▶ _Task to carry out_:
Scan the entries below for "accWi" and copy each line that holds it.

=== Begin Enclosure ===

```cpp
template <int BC, int RS, bool K1, bool F32>
__global__ __launch_bounds__(FU_THREADS, TL_MIN_WAVES) void tile_loop(const LoopArgs la, const void *__restrict__ table_v) {
    using W = typename TsField<F32>::w_t;
    using WS = typename TsField<F32>::ws_t;
    constexpr int SH = TsField<F32>::SH, WB = (int)sizeof(W);
    constexpr bool TAB_LDS = true;
    const TileArgs &a = la.a;
    const W *__restrict__ table_g = reinterpret_cast<const W *>(table_v);
    constexpr int TS = 64 * RS, NOLD = (TS + FU_THREADS - 1) / FU_THREADS;
    constexpr int NSLOT = 16, GB = FU_WAVES * 4;
    const int SEG = la.seg;
    extern __shared__ double lds[];
    const int L = a.L, K = K1 ? 1 : a.K, OWN = a.own;
    const TlLds lay = tl_lds_layout(a.tlen, RS, OWN, K, WB, la.seg);
    char *lds_c = reinterpret_cast<char *>(lds);
    uint32_t *seg_all = reinterpret_cast<uint32_t *>(lds_c + lay.seg);
    uint32_t *cellL = reinterpret_cast<uint32_t *>(lds_c + lay.cells);
    uint32_t *cellN = reinterpret_cast<uint32_t *>(lds_c + lay.cells2);
    uint8_t *propL = reinterpret_cast<uint8_t *>(lds_c + lay.props);
    uint8_t *occL = reinterpret_cast<uint8_t *>(lds_c + lay.occ);
    int *misc = reinterpret_cast<int *>(lds_c + lay.misc);
    uint2 *plist = reinterpret_cast<uint2 *>(lds_c + lay.plist);
    W *fieldW = reinterpret_cast<W *>(lds_c + lay.fw), *fieldS = reinterpret_cast<W *>(lds_c + lay.fs);
    W *tab = reinterpret_cast<W *>(lds_c + lay.tab);
    const int t = threadIdx.x, lane = t & 63, wave = __builtin_amdgcn_readfirstlane(t >> 6), e = blockIdx.y;
    const int tile = (int)blockIdx.x;
    const int own0 = tile * OWN, own_n = min(OWN, L - own0), nfr = own_n + 4;
    const int x0 = own0 - 2;
    const int x0c = max(x0, 0), x1c = min(x0 + nfr - 1, L - 1);
    const int Rt = a.tlen - 1;
    if (__hip_atomic_load((tl_gu32 *)la.abort_dev, __ATOMIC_RELAXED, __HIP_MEMORY_SCOPE_AGENT)) {
        if (t == 0) __hip_atomic_store(la.abort_host, 1u, __ATOMIC_RELAXED, __HIP_MEMORY_SCOPE_SYSTEM);
        return;
    }
    int n_iter = la.nsteps;
    {
        const unsigned stall = la.abort_dev[1];
        if (stall && (int)(stall >> 16) - 1 == tile && e == 0) n_iter = min(n_iter, (int)(stall & 0xFFFFu));
    }
    const uint32_t *__restrict__ cell_e = a.cell_in + (size_t)e * L * K;
    const WS *__restrict__ ws_e = reinterpret_cast<const WS *>(a.ws_in) + (size_t)e * L;
    const uint32_t *__restrict__ dcnt_e = a.dcnt_in + (size_t)e * a.ntile;
    const uint32_t *__restrict__ dep_e = a.dep_in + (size_t)e * a.ntile * a.dcap;
    uint32_t tbase = 0;
    {
        typedef __attribute__((address_space(3))) W lds_w;
        tbase = (uint32_t)(size_t)(lds_w *)tab;
    }
    if (t < 32) misc[t] = 0;
    {
        const int nchunk = ts_table_chunks(a.tlen, RS, OWN, WB);
        const char *srct = reinterpret_cast<const char *>(table_g) + lane * 16;
        for (int c = wave; c < nchunk; c += FU_WAVES) {
            const uint32_t m0v = (uint32_t)__builtin_amdgcn_readfirstlane((int)(tbase + (uint32_t)c * 1024u));
            asm volatile("s_mov_b32 m0, %0\n\tglobal_load_lds_dwordx4 %1, off" :: "s"(m0v), "v"(srct + c * 1024) : "memory");
        }
    }
    const double beta = a.beta[e];
    auto frame_site = [&](int i) -> int {
        if (i < -1 || i > nfr) return -1;
        int s = x0 + i;
        if (BC == 1) { s %= L; if (s < 0) s += L; return s; }
        return (s < 0 || s >= L) ? -1 : s;
    };
    const int ncell = (TS + 2) * K;
    for (int c = t; c < ncell; c += FU_THREADS) {
        const int s = frame_site(c / K - 1);
        const uint32_t v = cell_e[(unsigned)max(s, 0) * (unsigned)K + (unsigned)(c % K)];
        cellL[c] = s >= 0 ? v : CELL_EMPTY;
        if (!K1) cellN[c] = CELL_EMPTY;
    }
#pragma unroll
    for (int r = 0; r < NOLD; ++r) {
        const int xi = r * FU_THREADS + t;
        if (xi < TS) {
            const int s = xi < nfr ? frame_site(xi) : -1;
            WS o = ws_e[(unsigned)max(s, 0)];
            if (s < 0) { o.x = 0; o.y = 0; }
            fieldW[xi] = o.x; fieldS[xi] = o.y;
        }
    }
// ... 63 lines not shown
#define TLSTAMP(k)
#endif
    unsigned long long xg[TL_NG], xh = 0;
#pragma unroll
    for (int g = 0; g < TL_NG; ++g) xg[g] = 0;
    const int h_side = lane >> 5, h_i = lane & 31;
    const int h_nb = h_side ? nb_r : nb_l;
    const bool h_act = wave == FU_WAVES - 1 && h_i < 3 * K && h_nb >= 0;
    auto bucket_of = [&](int j, bool &ok) -> int {
        const int bi = j * GB + sub * FU_WAVES + wave;
        ok = j < ngroups && bi < nbk;
        int b = b0 + (ok ? bi : 0);
        if (b >= a.ntile) b -= a.ntile;
        return b;
    };
    for (int it = 0; it < n_iter; ++it) {
        const unsigned long long step = la.step0 + (unsigned long long)it;
        const uint32_t tag_in = la.tag0 + (uint32_t)it, tag_out = tag_in + 1u;
        const bool first = it == 0, last = it + 1 == la.nsteps;
        const unsigned long long *rec_in = la.xrec + ((size_t)((it + 1) & 1) * a.E * a.ntile + rec_e) * la.rec;
        unsigned long long *rec_out = la.xrec + ((size_t)(it & 1) * a.E * a.ntile + rec_e + tile) * la.rec;
        int *dcount = misc + (it & 1), *pcount = misc + 2 + (it & 1);
        bool gave_up = false;
        const int n0 = *pcount;
        uint2 mine = make_uint2(0u, CELL_EMPTY);
        uint32_t rx[4] = {0u, 0u, 0u, 0u};
        if (t < n0) {
            mine = plist[t];
            philox4x32_10((uint32_t)step, (uint32_t)(step >> 32), mine.y & CELL_ID, (uint32_t)(a.ens_base + e), a.seed_lo, a.seed_hi, rx);
        }
        TLSTAMP(2)
        auto spin_check = [&](unsigned &spins, unsigned long long &t_w) -> bool {
            __builtin_amdgcn_s_sleep(1);
            if ((++spins & 63u) != 0u) return false;
            const bool other = __hip_atomic_load((tl_gu32 *)la.abort_dev, __ATOMIC_RELAXED, __HIP_MEMORY_SCOPE_AGENT) != 0;
            const unsigned long long now = __builtin_amdgcn_s_memrealtime();
            if (!t_w) t_w = now;
            if (!other && now - t_w <= la.timeout_ticks) return false;
            if (!other && lane == 0) {
                __hip_atomic_store((tl_gu32 *)la.abort_dev, 1u, __ATOMIC_RELAXED, __HIP_MEMORY_SCOPE_AGENT);
                __hip_atomic_store(la.abort_host, 1u, __ATOMIC_RELAXED, __HIP_MEMORY_SCOPE_SYSTEM);
            }
            gave_up = true;
            return true;
        };
        auto wait_granule = [&](const unsigned long long *p, bool active) -> uint32_t {
            unsigned long long x = 0, t_w = 0;
            for (unsigned spins = 0;;) {
                if (active) x = tl_load_granule(p);
                if (!__ballot(active && (uint32_t)(x >> 32) != tag_in)) break;
                if (spin_check(spins, t_w)) break;
            }
// ... 6 lines not shown
#pragma unroll
                for (int g = 0; g < TL_NG; ++g) {
                    bool ok;
                    const int b = bucket_of(g, ok);
                    if (ok && (uint32_t)(xg[g] >> 32) != tag_in) {
                        xg[g] = tl_load_granule(rec_in + (size_t)b * la.rec + slot);
                        bad |= (uint32_t)(xg[g] >> 32) != tag_in;
                    }
                }
                if (h_act && (uint32_t)(xh >> 32) != tag_in) {
                    xh = tl_load_granule(rec_in + (size_t)h_nb * la.rec + la.drec + (h_side ? 0 : 3 * K) + h_i);
                    bad |= (uint32_t)(xh >> 32) != tag_in;
                }
                if (!__ballot(bad)) break;
                if (spin_check(spins, t_w)) break;
            }
            if (wave == FU_WAVES - 1 && !gave_up) {
                const uint32_t v = h_act ? (uint32_t)xh : CELL_EMPTY;
                const int hs = h_i / K, hk = h_i - hs * K, pos = (h_side ? own_n + 2 : -1) + hs;
                if (h_act) cellL[(h_side ? (own_n + 3) * K : 0) + h_i] = v;
                const unsigned long long mo = __ballot(h_act && v != CELL_EMPTY);
                if (h_i < 3 * K && hk == 0 && h_nb >= 0) occL[pos + 1] = (uint8_t)__popcll((mo >> (h_side * 32 + hs * K)) & ((1ull << K) - 1ull));
                const bool hp = h_act && v != CELL_EMPTY && pos >= 0 && pos < nfr;
                const unsigned long long mh = __ballot(hp);
                if (hp) plist[n0 + __builtin_amdgcn_mbcnt_hi((uint32_t)(mh >> 32), __builtin_amdgcn_mbcnt_lo((uint32_t)mh, 0u))] = make_uint2((uint32_t)pos | ((uint32_t)hk << 16), v);
                if (lane == 0) misc[4 + (it & 1)] = __popcll(mh);
            }
        }
        TLSTAMP(0)
        W accP[RS], accM[RS], accF[RS], accWi[RS], accSi[RS];
#pragma unroll
        for (int r = 0; r < RS; ++r) accP[r] = accM[r] = accF[r] = accWi[r] = accSi[r] = 0;
        uint32_t *shl = seg_all;
        const int CAP = (FU_WAVES * 4 * (SEG + 4) / 4) & ~3;
        unsigned long long *shcnt = reinterpret_cast<unsigned long long *>(misc + 8 + 2 * (it & 1));
        auto sweep_now = [&](unsigned long long m, const uint32_t word, const int cls) {
            while (m) {
                const int src_lane = __builtin_ctzll(m);
                m &= m - 1;
                const uint32_t e1 = (uint32_t)__builtin_amdgcn_readlane((int)word, src_lane);
                if (BC == 0) {
                    if (cls == 0) ts_one_abs<RS, 0, F32>(e1, x8, tb, accP);
                    else if (cls == 1) ts_one_abs<RS, 0, F32>(e1, x8, tb, accM);
                    else if (cls == 2) ts_one_abs<RS, 1, F32>(e1, x8, tb, accF);
                    else ts_image_group<TAB_LDS, RS, F32>(make_uint4(e1, DEP_NULL | ((uint32_t)x0c + TS_BIAS), DEP_NULL | ((uint32_t)x0c + TS_BIAS), DEP_NULL | ((uint32_t)x0c + TS_BIAS)),
                                                          x8, tb, table_g, tlen8, L8, accWi, accSi);
                } else {
                    const uint4 q = make_uint4(e1, DEP_NULL | ((uint32_t)null_site + TS_BIAS), DEP_NULL | ((uint32_t)null_site + TS_BIAS), DEP_NULL | ((uint32_t)null_site + TS_BIAS));
                    if (cls == 0) ts_group<1, TAB_LDS, RS, 0, F32>(q, x8, tb, table_g, tlen8, L8, accP);
// ... 121 lines not shown
            if (nI) {
                const uint32_t nulli = DEP_NULL | ((uint32_t)x0c + TS_BIAS);
                const uint4 *l4 = reinterpret_cast<const uint4 *>(shl + 3 * CAP);
#pragma unroll 1
                for (int g = rot & 3; g < (nI + 3) >> 2; g += FU_WAVES) {
                    uint4 q = l4[g];
                    if (4 * g + 1 >= nI) q.y = nulli;
                    if (4 * g + 2 >= nI) q.z = nulli;
                    if (4 * g + 3 >= nI) q.w = nulli;
                    ts_image_group<TAB_LDS, RS, F32>(q, x8, tb, table_g, tlen8, L8, accWi, accSi);
                }
            }
        }
        TLSTAMP(10)
#pragma unroll
        for (int r = 0; r < RS; ++r) {
            const W dw = (accP[r] + accM[r]) + accWi[r], ds = ((accP[r] - accM[r]) + accF[r]) + accSi[r];
            if (dw != 0) tl_lds_add(&fieldW[r * 64 + lane], dw);
            if (ds != 0) tl_lds_add(&fieldS[r * 64 + lane], ds);
        }
        TLSTAMP(11)
        __syncthreads();
        TLSTAMP(7)
        {
            const Model M = *a.model;
            const int n_part = n0 + misc[4 + (it & 1)];
            auto propose_one = [&](const uint2 pc, const uint32_t (&x)[4]) {
                const int pos = (int)(pc.x & 0xFFFFu), k = (int)(pc.x >> 16);
                const int s = frame_site(pos);
                const bool anch = a.anchor ? a.anchor[s] != 0 : false;
                propL[pos * K + k] = decide_proposal(M, anch, s, (pc.y & CELL_PLUS) ? 1 : -1, (pc.y & CELL_BOUND) != 0,
                                                     clip_field((double)fieldS[pos], (double)fieldW[pos]), beta, occL[pos + 1], occL[pos], occL[pos + 2], x);
            };
            if (t < n_part) {
                if (t >= n0) {
                    mine = plist[t];
                    philox4x32_10((uint32_t)step, (uint32_t)(step >> 32), mine.y & CELL_ID, (uint32_t)(a.ens_base + e), a.seed_lo, a.seed_hi, rx);
                }
                propose_one(mine, rx);
            }
            for (int j = FU_THREADS + t; j < n_part; j += FU_THREADS) {
                const uint2 pc = plist[j];
                uint32_t x[4];
                philox4x32_10((uint32_t)step, (uint32_t)(step >> 32), pc.y & CELL_ID, (uint32_t)(a.ens_base + e), a.seed_lo, a.seed_hi, x);
                propose_one(pc, x);
            }
        }
        __syncthreads();
        TLSTAMP(3)
        auto rank_at = [&](int j, uint32_t id) -> int {
            int n = 0;
            for (int k = 0; k < K; ++k) {
                const uint32_t cl_ = cellL[j * K + k], cr_ = cellL[(j + 2) * K + k];
                const int el = propL[(j - 1) * K + k] & 7, er = propL[(j + 1) * K + k] & 7;
                n += (cl_ != CELL_EMPTY && (el == EV_RIGHT || el == EV_FWD) && (cl_ & CELL_ID) < id);
                n += (cr_ != CELL_EMPTY && er == EV_LEFT && (cr_ & CELL_ID) < id);
            }
            return n;
        };
        auto cap_at = [&](int j) -> int { const int c = K - (int)occL[j + 1]; return c < 1 ? 1 : (c > 32 ? 32 : c); };
        auto put_deposit = [&](int kd, uint32_t d) { if (last) dep_o[kd] = d; else tl_store_granule(rec_out + kd, tag_out, d); };
        auto log_exit = [&](const uint32_t c, const int s) {
            const TileRare R = *a.rare;
            const unsigned kx = atomicAdd(&R.n_exit[e], 1u);
            if ((int)kx < R.exit_cap) {
                double *row = R.exit_log + ((size_t)e * R.exit_cap + kx) * 3;
                row[0] = (double)step; row[1] = (double)s; row[2] = (double)(c & CELL_ID);
            }
// ... 95 lines not shown
                    if (last) cell_o[(unsigned)frame_site(xi) * (unsigned)K + (unsigned)k] = c;
                    else {
                        if (io < 3) tl_store_granule(rec_out + la.drec + io * K + k, tag_out, c);
                        if (io >= own_n - 3) tl_store_granule(rec_out + la.drec + 3 * K + (io - (own_n - 3)) * K + k, tag_out, c);
                    }
                }
                if (!last) append(mine_site && c != CELL_EMPTY, xi, k, c, pnext);
            }
            if (mine_site) {
                occL[xi + 1] = (uint8_t)newn[r];
                if (last) {
                    WS f; f.x = fieldW[xi]; f.y = fieldS[xi];
                    reinterpret_cast<WS *>(a.ws_out)[(size_t)e * L + (unsigned)frame_site(xi)] = f;
                }
            }
        }
        if (!last && t < NSLOT) {
            const int idx = count + t;
            if (idx < (count / NSLOT + 1) * NSLOT && idx < la.drec) tl_store_granule(rec_out + idx, tag_out, DEP_NULL);
        }
        for (int i = t; i < (TS * K + 3) / 4; i += FU_THREADS) reinterpret_cast<uint32_t *>(propL)[i] = 0u;
        if (t == 0) {
            misc[(it + 1) & 1] = 0;
            misc[2 + (it & 1)] = 0; misc[4 + (it & 1)] = 0;
            misc[8 + 2 * (it & 1)] = 0; misc[9 + 2 * (it & 1)] = 0;
            if (last) {
                a.dcnt_out[(size_t)e * a.ntile + tile] = (uint32_t)count;
                if (tile == 0 && e == 0) a.stepw[(a.par + la.nsteps) & 1] = la.step0 + (unsigned long long)la.nsteps;
            }
        }
        if (!last) {
            const unsigned long long *rn = la.xrec + ((size_t)(it & 1) * a.E * a.ntile + rec_e) * la.rec;
#pragma unroll
            for (int g = 0; g < TL_NG; ++g) {
                bool ok;
                const int b = bucket_of(g, ok);
                xg[g] = ok ? tl_load_granule(rn + (size_t)b * la.rec + slot) : 0ull;
            }
            xh = h_act ? tl_load_granule(rn + (size_t)h_nb * la.rec + la.drec + (h_side ? 0 : 3 * K) + h_i) : 0ull;
        }
        TLSTAMP(5)
        __syncthreads();
    }
#ifdef APS_LOOP_STAMPS
    if (lane == 0 && tile < 512 && e == 0) {
        unsigned long long *o = a.rare->stamps + ((size_t)tile * FU_WAVES + wave) * 16;
        for (int k = 0; k < 12; ++k) o[k] = st_acc[k];
        o[6] = __builtin_amdgcn_s_memtime() - st_begin;
        o[1] = st_acc[8] + st_acc[9] + st_acc[10] + st_acc[11];
    }
#endif
}
```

=== End Enclosure ===

▶ _Exercise result_:
        W accP[RS], accM[RS], accF[RS], accWi[RS], accSi[RS];
        for (int r = 0; r < RS; ++r) accP[r] = accM[r] = accF[r] = accWi[r] = accSi[r] = 0;
                                                          x8, tb, table_g, tlen8, L8, accWi, accSi);
                    ts_image_group<TAB_LDS, RS, F32>(q, x8, tb, table_g, tlen8, L8, accWi, accSi);
            const W dw = (accP[r] + accM[r]) + accWi[r], ds = ((accP[r] - accM[r]) + accF[r]) + accSi[r];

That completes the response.